While strong multimodal AI at the edge doesn’t fundamentally change the logic that provides control, those control algorithms will use inputs generated by AI, inferred from multiple sources of data.

What can multimodal Edge AI deliver?

The adoption of Edge AI has been disruptive, but the rapid shift we’re seeing toward using multimodal AI is based on the same reasons we already use multiple modalities in simple embedded systems. Actuation based on stimuli defines the functionality of a system. Using AI extends the scope of stimuli, increasing functionality without changing the purpose.

Using AI models to process sensor data is displacing sequential data processing. We must also acknowledge the impact that extending the scope of the stimuli has on the overall functionality of embedded systems. With AI inferencing now in the data flow, these systems can make decisions based on conditions that would be difficult or even impossible to parse using conventional data processing techniques.

For example, image sensors generate a large amount of data. A high-resolution camera used in machine vision can easily produce tens of gigabytes per second. This creates processing challenges, even in controlled environments such as anomaly detection during inspection. If the goal is to use object detection as a conditional trigger in uncontrolled settings, the system must recognize objects with a wide range of variations across various conditions. This is where trained AI models can achieve significantly better results than sequential programming.

Examples of Edge AI models, demonstrated by Avnet running on embedded vision systems and available on GitHub for evaluation, include:

EfficientNet – for image classification and general scene classification
Yolo – for object and people detection (e.g. boundary boxes)
Yolo – for instance segmentation (e.g. identify specific items)
DeepLab – for semantic segmentation (e.g. crowd density and location in a scene)
MoveNet – for pose estimation
Palm Detection / Hand Landmark – for hand gesture recognition

Beyond objects and people, AI-enabled image sensors are perfect for gesture detection.
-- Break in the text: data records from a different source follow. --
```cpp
template <typename Lookup>
IntegratorPlan resolve_plan(int method, const cox_tsdf_config& cfg, float voxel_size, Lookup env, int hw_queues = kAmpleQueues) {
  const char* v[kNumSwitches];
  for (int k = 0; k < kNumSwitches; ++k) v[k] = env(kSwitchNames[k]);
  auto is = [&](Switch s, const char* word) { return v[s] && std::strcmp(v[s], word) == 0; };
  auto num = [&](Switch s) { return std::atoi(v[s]); };
  const bool merged = method == COX_METHOD_MERGED, fast = method == COX_METHOD_FAST;

  IntegratorPlan p;
  p.steps_max = max_steps_per_ray(cfg, voxel_size);
  p.small_axis_cap = (p.steps_max - 1) / 3 + 2 <= kAxisCapSmall;

  const bool may_walk_pieces = merged && !cfg.enable_anti_grazing;
  p.bucket_partition = v[kBUCKETS] ? num(kBUCKETS) != 0 : p.small_axis_cap;
  if (is(kAPPLY, "records")) {
    p.layer_update = LayerUpdate::RecordsFullSort;
  } else if (may_walk_pieces && is(kAPPLY, "pieces")) {
    p.layer_update = LayerUpdate::PiecesApply;
  } else if (may_walk_pieces) {
    const bool pieces = v[kPARTITION] ? is(kPARTITION, "pieces") : !p.small_axis_cap;
    p.layer_update = pieces ? LayerUpdate::PiecesExpand : LayerUpdate::RecordTiles;
    if (v[kTILE]) p.tile_shift = num(kTILE) == 9 ? 9u : 8u;
  }
  if (v[kRECORD_CAP] && !fast && !p.walks_pieces() && num(kRECORD_CAP) > 0) p.record_cap = static_cast<uint32_t>(num(kRECORD_CAP));
  if (v[kAPPLY_WAVE]) p.wave_apply = num(kAPPLY_WAVE) != 0;
  if (v[kSPLIT_TILES]) p.split_big_tiles = num(kSPLIT_TILES) != 0;
  if (v[kBIG_CHUNK]) p.big_chunk = static_cast<uint32_t>(std::max<int>(kBigChunkMin, num(kBIG_CHUNK)));
  if (v[kWAVE_TILE_MAX]) p.wave_tile_max = num(kWAVE_TILE_MAX) == 256 ? 256u : 512u;
  if (v[kGRID_APPLY]) p.grid_apply = static_cast<uint32_t>(std::max(1, num(kGRID_APPLY)));
// ... 14 lines not shown
  const bool three_p = is(kSTREAMS, "3p");
  const bool update_heavy = !chosen && merged && p.expands_pieces();
  p.alt_raygen_stream = (width == 4 || three_p) && !fast && !v[kSTREAM_MAP] && !update_heavy && !is(kSTREAMS, "4s");
  const int* map = fast ? kFast : update_heavy ? kUpdateHeavy : three_p ? kTwo : p.alt_raygen_stream ? kParity : width == 2 ? kTwo : width == 4 ? kStaged : kSix;
  int custom[kNumStages];
  if (v[kSTREAM_MAP] && !fast) {
    const char* e = v[kSTREAM_MAP];
    bool ok = std::strlen(e) == kNumStages && e[0] == '0';
    for (int k = 0; ok && k < kNumStages; ++k) {
      custom[k] = e[k] - '0';
      ok = custom[k] >= 0 && custom[k] < kNumStages && (k == 0 || custom[k] == custom[k - 1] || custom[k] == custom[k - 1] + 1);
    }
    if (ok) map = custom;
  }
  if (fast) {
    p.fast.streams = (v[kFAST_STREAMS] && num(kFAST_STREAMS) == 1) ? 1 : 3;
    if (p.fast.streams == 1) map = kOne;
  }
  p.input_stream = !(v[kINPUT_STREAM] && num(kINPUT_STREAM) == 0);

  int budget = hw_queues;
  if (v[kQUEUES]) {
    char* end = nullptr;
    const long n = std::strtol(v[kQUEUES], &end, 10);
    if (end != v[kQUEUES] && *end == '\0' && n >= 1 && n <= kMaxQueueBudget) budget = static_cast<int>(n);
  }
  p.use_graphs = v[kGRAPH] != nullptr && v[kNO_GRAPH] == nullptr;
  if (budget > 0 && !p.use_graphs) {
    const int room = std::max(1, budget - 1);
    const bool map_chosen = fast ? v[kFAST_STREAMS] != nullptr : chosen;
    auto streams = [&] { return map[kNumStages - 1] + 1 + (p.alt_raygen_stream ? 1 : 0) + (p.input_stream ? 1 : 0); };
    if (!v[kINPUT_STREAM] && streams() > room) p.input_stream = false;
    while (!map_chosen && streams() > room && map != kOne) {
      if (fast) {
        map = kOne;
        p.fast.streams = 1;
      } else if (map == kUpdateHeavy) {
        map = kParity;
      } else if (map == kParity && p.alt_raygen_stream) {
        map = kTwo;
      } else if (p.alt_raygen_stream) {
        p.alt_raygen_stream = false;
      } else {
        map = map == kParity ? kTwo : kOne;
      }
    }
  }
  std::copy(map, map + kNumStages, p.stage_stream);
  p.n_streams = p.n_stage_streams() + (p.alt_raygen_stream ? 1 : 0) + (p.input_stream ? 1 : 0);

  {
    const bool can = merged && !p.walks_pieces() && !p.use_graphs;
    const bool rule = p.alt_raygen_stream && p.stage_stream[3] == p.stage_stream[5];
    p.walk_on_raygen = can && (is(kWALK, "raygen") ? true : is(kWALK, "update") ? false : rule);
  }

  if (fast) {
    FastPlan& f = p.fast;
    if (v[kFAST_FENCE]) f.fences = num(kFAST_FENCE);
    f.rounds = p.small_axis_cap ? 2 : kFastMaxRounds;
    if (f.rounds > 2) {
      f.cap0 = ((p.steps_max - 1) / 3 > 200) ? 32u : 16u;
      f.cap1 = 32u;
    }
    if (v[kFAST_ROUNDS]) f.rounds = std::min(kFastMaxRounds, std::max(2, num(kFAST_ROUNDS)));
    if (v[kFAST_GROUPS]) f.relax_groups = static_cast<uint32_t>(std::min(256, std::max(8, num(kFAST_GROUPS))));
    f.force_sequential = v[kFAST_SEQUENTIAL] && num(kFAST_SEQUENTIAL) != 0;
    if (v[kFAST_CAP]) {
      int a = 0, b = 0;
      const int got = std::sscanf(v[kFAST_CAP], "%d,%d", &a, &b);
      if (got >= 1 && a >= 1 && a <= static_cast<int>(kFastCap0Max)) f.cap0 = static_cast<uint32_t>(a);
      f.cap1 = std::max<uint32_t>(f.cap1, f.cap0);
      if (got >= 2 && b <= static_cast<int>(kFastShortMax) && static_cast<uint32_t>(b) >= f.cap0) f.cap1 = static_cast<uint32_t>(b);
    }
  }

  p.submit_thread = !(v[kSUBMIT_THREAD] && num(kSUBMIT_THREAD) == 0);
  if (v[kCOPY_THREADS]) p.copy_threads = std::min(15, std::max(0, num(kCOPY_THREADS)));
  p.h2d_kernel = is(kH2D, "kernel");
  if (v[kH2D_GROUPS]) p.h2d_groups = std::max(1, num(kH2D_GROUPS));
  p.depth_convert_on_input_stream = is(kDEPTH_CONVERT, "input");
  if (v[kTIMELINE]) p.timeline = v[kTIMELINE];
  p.debug = v[kDEBUG] != nullptr;
  return p;
}

}
```

coxgraph_amd/csrc/cox_raygen.hpp:

```cpp
#pragma once

__global__ void __launch_bounds__(256) k_rays_simple(const FrameParams* __restrict__ Pp, RayArrays R,
                                                     Counters* cnt) {
  const FrameParams P = *Pp;
  const u32 seq = blockIdx.x * blockDim.x + threadIdx.x;
  if (seq == 0) cnt->n_ray_slots = P.n_points;
  if (seq >= P.n_points) return;
  const u32 idx = mixed_index(seq, P.n_points);
  const F3 p{P.xyz[3 * idx], P.xyz[3 * idx + 1], P.xyz[3 * idx + 2]};
  bool clearing = false;
  const bool valid = point_valid(P, p, &clearing);
  u32 nsteps = 0, flags = 0;
  if (valid) {
    const F3 pg = transform_point(P, p);
    Dda d;
    dda_setup(d, P, pg, clearing);
    if (d.range_error) atomicOr(&cnt->err, kErrRange);
    nsteps = d.nsteps;
    flags = 1u | (clearing ? 2u : 0u);
    R.px[seq] = pg.x;
    R.py[seq] = pg.y;
    R.pz[seq] = pg.z;
    R.w[seq] = voxel_weight(P, p);
    R.color[seq] = pack_rgba_wire(P.rgba, idx);
// ... 209 lines not shown
        cnt->n_rays = carry;
        cnt->n_ray_slots = carry;
        cnt->n_sorted_valid = n_valid;
      }
    }
    if (threadIdx.x == 0) {
      scratch[4] = n;
      scratch[5] = Pp->np2;
    }
    __syncthreads();
  }
  struct Fetched {
    u32 ord, slot;
  };
  __device__ __forceinline__ bool wants(u32 key, u32 val, const u32* lds) const {
    const u32 np2 = lds[2 * kHeadLdsTiles + 5];
    return key != kInvalid && (key & (np2 - 1u)) == val;
  }
  __device__ __forceinline__ Fetched fetch(u32 key, u32 val, const u32* lds) const {
    const u32 n = lds[2 * kHeadLdsTiles + 4], np2 = lds[2 * kHeadLdsTiles + 5];
    const u32 cls = key >= np2 ? 1u : 0u;
    const u32 tile = val >> kHeadTileShift;
    u32 ord;
    if (tile < kHeadLdsTiles) {
      ord = lds[cls * kHeadLdsTiles + tile];
    } else {
      ord = lds[cls * kHeadLdsTiles + kHeadLdsTiles - 1];
      for (u32 t = kHeadLdsTiles - 1; t < tile; ++t) ord += tile_heads[4 * t + cls];
    }
    ord += hrank[val];
    return Fetched{ord < n ? ord : kInvalid, fh_keys ? pslot[mixed_index(val, n)] : kInvalid};
  }
  __device__ __forceinline__ void commit(const Fetched& f, u32 pos) const {
    if (f.ord != kInvalid) bstart[f.ord] = pos;
    if (f.slot <= fh_mask) {
      fh_keys[f.slot] = kEmptyKey;
      fh_first[f.slot] = 0xFFFFFFFFu;
    }
  }
};

typedef float MergeOp __attribute__((ext_vector_type(4)));

__device__ __forceinline__ u32 piece_bound(const Dda& d, u32 axis_cap) {
  const u32 ns = d.nsteps;
  if (ns == 0) return 0;
  const u32 gen = ns + 1;
  const u32 g0 = min(d.n_axis[0] + 2, gen), g1 = min(d.n_axis[1] + 2, gen), g2 = min(d.n_axis[2] + 2, gen);
  if (d.sgn[0] == 0 || d.sgn[1] == 0 || d.sgn[2] == 0 || g0 > axis_cap || g1 > axis_cap || g2 > axis_cap || ns > 3 * axis_cap) return ns;
  const u32 b = (ns + 63) / 64 + (d.n_axis[2] + 1) + ((d.n_axis[0] + 1) / 16 + 1) + ((d.n_axis[1] + 1) / 16 + 1) + 4;
  return min(b, ns);
}

__global__ void __launch_bounds__(256) k_bundle_merge(const FrameParams* __restrict__ Pp, BundleView V, const u32* __restrict__ bstart, RayArrays R, Counters* cnt,
                                                      u32 piece_axis_cap) {
  const FrameParams P = *Pp;
  const u32 np2 = P.np2;
  const float* __restrict__ xyz = P.xyz;
  const uint8_t* __restrict__ rgba = P.rgba;
  typedef const float __attribute__((address_space(1))) * GlobalF32;
  typedef const u32 __attribute__((address_space(1))) * GlobalU32;
  const GlobalF32 gxyz = (GlobalF32)xyz;
  const GlobalU32 grgba = (GlobalU32)rgba;
  const u32 spar = uniform_u32(V.info->parity & 1u);
  const u32* __restrict__ skey = V.key[spar];
  const u32* __restrict__ sval = V.val[spar];
  __shared__ MergeOp ops[4][64][4];
  const u32 n_bundles = uniform_u32(cnt->n_rays);
  const u32 n_valid = uniform_u32(cnt->n_sorted_valid);
  const u32 tid = blockIdx.x * blockDim.x + threadIdx.x;
  const u32 nthreads = gridDim.x * blockDim.x;
  const u32 lane = lane_id();
  const u32 role = lane & 3u;
  MergeOp(*tbl)[4] = ops[threadIdx.x >> 6];
  for (u32 task = uniform_u32(tid >> 6); task < 2 * n_bundles; task += nthreads >> 6) {
    const u32 m = task >> 1;
    const bool colour_wave = (task & 1u) != 0;
    const u32 begin = uniform_u32(bstart[m]);
    const u32 next_start = uniform_u32(bstart[min(m + 1u, n_bundles - 1u)]);
    const u32 end = (m + 1 < n_bundles) ? next_start : n_valid;
    if (colour_wave && rgba == nullptr) {
      if (lane == 0) {
        R.color[m] = 0u;
        reinterpret_cast<u32*>(R.q)[static_cast<size_t>(m) * 8u + 5u] = 0u;
      }
      continue;
    }
    auto gather = [&](bool has, u32 sv, float& x, float& y, float& z, u32& c) {
      x = 0.0f;
      y = 0.0f;
      z = 0.0f;
      c = 0u;
      if (has) {
        const u32 idx = mixed_index(sv, P.n_points);
        x = gxyz[3 * idx];
        y = gxyz[3 * idx + 1];
        z = gxyz[3 * idx + 2];
        if (colour_wave) c = grgba[idx];
      }
    };
    const u32 key0 = skey[begin];
    const u32 sv_a = (begin + lane < end) ? sval[begin + lane] : 0u;
    u32 sv_b = (begin + 64u + lane < end) ? sval[begin + 64u + lane] : 0u;
    float npx, npy, npz;
    u32 ncol;
    gather(begin + lane < end, sv_a, npx, npy, npz, ncol);
    const bool clearing = uniform_u32(key0) >= np2;
    if (!colour_wave && lane == 0) atomicMax(&cnt->shard[m & 63u][kShMaxBundle], end - begin);
// ... 98 lines not shown
        if (__ballot(bad || !d_ok)) {
          val = val_in;
          nxt = tbl[0][role];
          for (u32 k = 0; k < cnt_in; ++k) {
            const MergeOp op = nxt;
            nxt = tbl[(k + 1) & 63u][role];
            val = (val * op.x + op.y) / op.z;
          }
        }
      } else {
#define COX_COLOUR_STEP(op)                                 \
  {                                                         \
    const float x = val * (op).x + (op).y;                  \
    const float t = truncf(x);                              \
    val = (x - t >= 0.5f) ? t + 1.0f : t;                   \
  }
        MergeOp a0 = tbl[0][role], a1 = tbl[1][role], a2 = tbl[2][role], a3 = tbl[3][role];
        for (u32 k = 0; k < cnt_in; k += 8) {
          const u32 kb = (k + 4) & 63u;
          const MergeOp b0 = tbl[kb][role], b1 = tbl[kb + 1][role], b2 = tbl[kb + 2][role], b3 = tbl[kb + 3][role];
          __builtin_amdgcn_sched_barrier(0);
          COX_COLOUR_STEP(a0)
          COX_COLOUR_STEP(a1)
          COX_COLOUR_STEP(a2)
          COX_COLOUR_STEP(a3)
          __builtin_amdgcn_sched_barrier(0);
          const u32 ka = (k + 8) & 63u;
          a0 = tbl[ka][role];
          a1 = tbl[ka + 1][role];
          a2 = tbl[ka + 2][role];
          a3 = tbl[ka + 3][role];
          __builtin_amdgcn_sched_barrier(0);
          COX_COLOUR_STEP(b0)
          COX_COLOUR_STEP(b1)
          COX_COLOUR_STEP(b2)
          COX_COLOUR_STEP(b3)
          __builtin_amdgcn_sched_barrier(0);
        }
#undef COX_COLOUR_STEP
      }
      wave_lds_handover();
      W = readlane_f32(Wnext, cnt_in - 1);
    }
    if (colour_wave) {
      u32 mcolor = 0;
#pragma unroll
      for (u32 c = 0; c < 4; ++c) mcolor |= (static_cast<u32>(static_cast<int>(readlane_f32(val, c))) & 255u) << (8u * c);
      if (lane == 0) {
        R.color[m] = mcolor;
        reinterpret_cast<u32*>(R.q)[static_cast<size_t>(m) * 8u + 5u] = mcolor;
      }
    } else {
      const float mx = readlane_f32(val, 0), my = readlane_f32(val, 1), mz = readlane_f32(val, 2);
      if (lane == 0) {
        const F3 pg = transform_point(P, F3{mx, my, mz});
        Dda d;
        dda_setup(d, P, pg, clearing);
        if (d.range_error) atomicOr(&cnt->err, kErrRange);
        R.px[m] = pg.x;
        R.py[m] = pg.y;
        R.pz[m] = pg.z;
        R.w[m] = W;
        R.flags[m] = 1u | (clearing ? 2u : 0u);
        R.key[m] = key;
        R.nsteps[m] = d.nsteps;
        if (piece_axis_cap) R.pbound[m] = piece_bound(d, piece_axis_cap);
        {
          const F3 dv = pg - F3{P.tx, P.ty, P.tz};
          typedef float F4 __attribute__((ext_vector_type(4)));
          F4* q = reinterpret_cast<F4*>(R.q + static_cast<size_t>(m) * 8u);
          q[0] = F4{dv.x, dv.y, dv.z, sqrtf(dot3(dv, dv))};
          R.q[static_cast<size_t>(m) * 8u + 4u] = W;
        }
      }
    }
  }
}
```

Gesturing is uniquely personal. No two people will perform the same gesture in exactly the same way, and even an individual may not be totally consistent in the way they perform the same gesture. AI can absorb these variations and focus on the intent.

Generative AI at the Edge

The use of large language models has already moved to the edge. The models, sometimes pruned and renamed small language models, enable generative AI to run on hardware platforms with limited compute resources. Using a voice-to-text model in collaboration with an LLM/SLM allows people to interact with technology in a natural way.

The modal used here is audio, and it extends beyond voice. Event detection based on sound is an active area of development. Using AI to infer those events has demonstrable benefits at the edge. Avnet is working with its supplier partners to demonstrate event detection using AI on deeply embedded platforms. Demonstrations using models available now can detect a baby’s cry, sirens, or keywords, to name a few.

There are also AI demos leveraging inertial motion units (IMUs) to detect and measure motion (such as vibration and fall detection) and gesture recognition leveraging radar in examples enabling touchless HMI scenarios.

These models, developed by suppliers and ready for deployment by OEMs, can be combined to realize multimodal systems on embedded platforms, or as the foundation for training on a manufacturer’s own data. Once deployed, the platforms can be maintained and updated over the air using a cloud-based platform, such as /IOTCONNECT.

Embedded systems have always been multimodal. The data provided by sensors has been used systemically, but the parameters around that data have always been necessarily restrictive. Edge AI will expand those parameters. Inferencing at the edge will work across modals, with image, audio, and motion sensor data working more closely as a single system.